China-born author, Qiu Xiaolong, is the Anthony Award-winning creator of the Inspector Chen series, set in 1990s Shanghai. The series, which started in 2000 with Death of a Red Heroine, now has six installments with the 2009 addition The Mao Case, and has been translated into twenty languages. The Wall Street Journal called Xiaolong’s first novel one of the five best political novels of all time, ranking it with Arthur Koestler’s Darkness at Noon. Of The Mao Case, a reviewer for Booklist noted that it is “full, as always, of crisp detail and vivid atmospherics evoking contemporary Shanghai.” A Publishers Weekly contributor also had praise for the 2007 series addition, Red Mandarin Dress, pointing to its “first-rate characterizations and elegant portrait of a society attempting to move from rigid Maoist ideologies to an accommodation with capitalism.”
Reviewing the fourth book in the series, A Case of Two Cities, Publishers Weekly felt that Xiaolong “captures an honest detective’s struggle to be true to his professional ideals under a repressive regime.” The same reviewer concluded: “Chen stands in a class with Martin Cruz Smith’s Russian investigator, Arkady Renko, and P.D. James’s Scotland Yard inspector, Adam Dalgliesh.”
Xiaolong, it is a pleasure to have you with us on Scene of the Crime. I see that you are a poet as well as a novelist, and that a collection of stories set in Shanghai, Years of Red Dust: Stories of Shanghai, is due out this fall.
Would you begin by describing your connection to Shanghai?.
I was born and brought up in Shanghai, where I studied and worked before I left for the United States in 1988. Now I live in the States, but I still go back to Shanghai quite frequently. And I am leaving for the city again next week.
Shanghai is one of the Chinese cities that opened early to the West, with foreign concessions that mixed with other local areas for Shanghainese. In the twenties and thirties, Shanghai was called “the oriental Paris.” To some extent, you may say the city boasts of a combined culture of the east and west, like nowhere else in China. Inspector Chen, the main character, happens to be one who has come under the influence of both the traditional Chinese culture and modern western culture.
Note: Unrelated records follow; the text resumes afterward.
-              const float2 b_lo = __ldg(reinterpret_cast<const float2*>(be + col));
-              const float2 b_hi = hi_ok ? __ldg(reinterpret_cast<const float2*>(be + col + 8))
-                                        : make_float2(0.f, 0.f);
-              float2 lo = fadd2_rn(make_float2(acc[h][j][2 * r], acc[h][j][2 * r + 1]), b_lo);
-              float2 hi = fadd2_rn(make_float2(acc[h][j][4 + 2 * r], acc[h][j][4 + 2 * r + 1]), b_hi);
+              float2 lo = fadd2_rn(make_float2(acc[jn][2 * r], acc[jn][2 * r + 1]), bias_lo[jn]);
+              float2 hi = fadd2_rn(make_float2(acc[jn][4 + 2 * r], acc[jn][4 + 2 * r + 1]), bias_hi[jn]);
               apply_act4<ACT>(lo, hi);
               const __half2 l2 = __floats2half2_rn(lo.x, lo.y), h2 = __floats2half2_rn(hi.x, hi.y);
               lo_bits = *reinterpret_cast<const uint32_t*>(&l2);
               hi_bits = *reinterpret_cast<const uint32_t*>(&h2);
             }
-            asm volatile("st.shared.b32 [%0], %1;" ::"r"(erow + col * 2), "r"(lo_bits) : "memory");
-            if (hi_ok)
-              asm volatile("st.shared.b32 [%0], %1;" ::"r"(erow + (col + 8) * 2), "r"(hi_bits) : "memory");
+            sts_b32(epix + col * 2, lo_bits);
+            if (hi_ok) sts_b32(epix + (col + 8) * 2, hi_bits);
           }
         }
       }
-      if (HAS_SE)
-        for (int i = threadIdx.x; i < p.ch; i += kThreads) se_s[i] = 0ull;
-    }
-    __syncthreads();
-    {
-      const int cpn = cv >> 1;
-      const int oy0 = tl.ty * OTW, ox0 = tl.tx * OTW;
-      const int rows = min(OTW, p.ho - oy0), cols = min(OTW, p.wo - ox0);
-      const int cm2 = p.cmid >> 1;
-      const uint32_t e_u32 = smem_u32(smem_e);
-      if constexpr (K == 3 && S == 2) {
-        constexpr int CG = 2;
-        constexpr int NCG = (OTW + CG - 1) / CG;
-        constexpr int IN_R = (OTW - 1) * S + K, IN_C = (CG - 1) * S + K;
-        for (int item = threadIdx.x; item < NCG * cpn; item += kThreads) {
-          const int xg = item / cpn, cp = item - xg * cpn;
-          const float2* wd2 = reinterpret_cast<const float2*>(p.wd) + ((cbase >> 1) + cp);
-          float2 wk[K * K];
-#pragma unroll
-          for (int i = 0; i < K * K; ++i) wk[i] = __ldg(wd2 + i * cm2);
-          uint32_t coff[IN_C];
-#pragma unroll
-          for (int j = 0; j < IN_C; ++j)
-            coff[j] = e_u32 + static_cast<uint32_t>(min(xg * CG * S + j, kPatch - 1) * kEPitch + cp * 4);
-          float2 acc[OTW][CG];
-#pragma unroll
-          for (int r = 0; r < OTW; ++r)
-#pragma unroll
-            for (int tx = 0; tx < CG; ++tx) acc[r][tx] = make_float2(0.f, 0.f);
-#pragma unroll
-          for (int ir = 0; ir < IN_R; ++ir) {
-            float2 xv[IN_C];
-#pragma unroll
-            for (int j = 0; j < IN_C; ++j) xv[j] = h2_bits_to_f2(lds_b32(coff[j] + ir * kPatch * kEPitch));
-#pragma unroll
-            for (int r = 0; r < OTW; ++r) {
-              const int ky = ir - r * S;
-              if (ky >= 0 && ky < K) {
-#pragma unroll
-                for (int tx = 0; tx < CG; ++tx)
-#pragma unroll
-                  for (int kx = 0; kx < K; ++kx)
-                    acc[r][tx] = ffma2_rn(xv[tx * S + kx], wk[ky * K + kx], acc[r][tx]);
+      __syncthreads();
+      if (j == 0) continue;
+      const int b = j - 1;
+      const int oy0 = seg_oy0 + b * TR;
+      const int slot0 = (b * NR) % L;
+#pragma unroll 1
+      for (int q = 0; q < C::QMAX; ++q) {
+        const int item = static_cast<int>(threadIdx.x) + q * kThreads;
+        if (item >= n_items) break;
+        const int mt = item / cpn, cp = item - mt * cpn;
+        const int ox0 = un.strip * p.sw + mt * TC;
+        const float2* wd2 = reinterpret_cast<const float2*>(p.wd) + ((cbase >> 1) + cp);
+        float2 wreg[K * K];
+#pragma unroll
+        for (int t = 0; t < K * K; ++t) wreg[t] = __ldg(wd2 + t * cm2);
+        const uint32_t cbyte = e_u32 + static_cast<uint32_t>(mt * TC * S * kEPitch + cp * 4);
+        float2 acc[TR][TC];
+#pragma unroll
+        for (int r = 0; r < TR; ++r)
+#pragma unroll
+          for (int tx = 0; tx < TC; ++tx) acc[r][tx] = make_float2(0.f, 0.f);
+#pragma unroll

So he fits into the unique setting.
Did you consciously set out to use Shanghai as a “character” in your books, or did this grow naturally out of the initial story or stories?
Not at first. But in China, a lot of things are understandable only in the light of the cultural and political background, which cannot but turn into a character for the books.
For me, it is natural to choose Shanghai as the location for my stories. A city I am most familiar with, and it is easy for me to come up with details. All the same, it’s no longer a city where I live, so it sort of gives me a perspective of distance. When some scenes are reexamined, they can be inspirational, imbued with new meanings.
How does Inspector Chen interact with his surroundings? Is he a native, a blow-in, a reluctant or enthusiastic inhabitant, cynical about it, a booster?
Inspector Chen is a native of Shanghai. He has always lived in the city, but at the same time, it is a fast-changing city, and he is bothered by things happening there in spite his feeling for the city. With the ever-growing gap between the rich and the poor, the contrast of the new skyscrapers and old slums, his feelings for the city are mixed. It’s not just a matter of being passionate or cynical.
Has there been any local reaction to your works?
The first three books of the Inspector Chen series have been translated into Chinese. But due to the censorship there, Shanghai is “shanghaied” in the Chinese translation. According to my Chinese editor, some official read the translation and said, “The story cannot have happened in Shanghai.” As a result, Shanghai is changed into “H city” (H in English), all the names of the streets and restaurants are also changed, lest that people could still recognize as a story of Shanghai. Ironically, the book reviews still describe the books as the stories of Shanghai. Maybe the censorship officials are too busy to read the reviews.
Of your Inspector Chen novels, do you have a favorite book or scene that focuses on the setting? Could you quote a short passage or give an example of how the location figures in your novels?
Who are your favorite writers, and do you feel that other writers influenced you in your use of the spirit of place in your novels?
The two Swedish writers, Maj Sjowall and Per Wahloo, are my favorite authors in the mystery genre, but as for poetry, it is always T. S. Eliot.
What’s next for Chen?
Ironically, the location in the next book, Don’t Cry, Tai Lake, is Wuxi, where Inspector Chen is having his vacation. His partner Detective Yu remains in Shanghai, helping Chen investigate there. So at least part of the story still unfolds in Shanghai.
Thanks again, Xiaolong, for taking the time to talk with us on Scene of the Crime.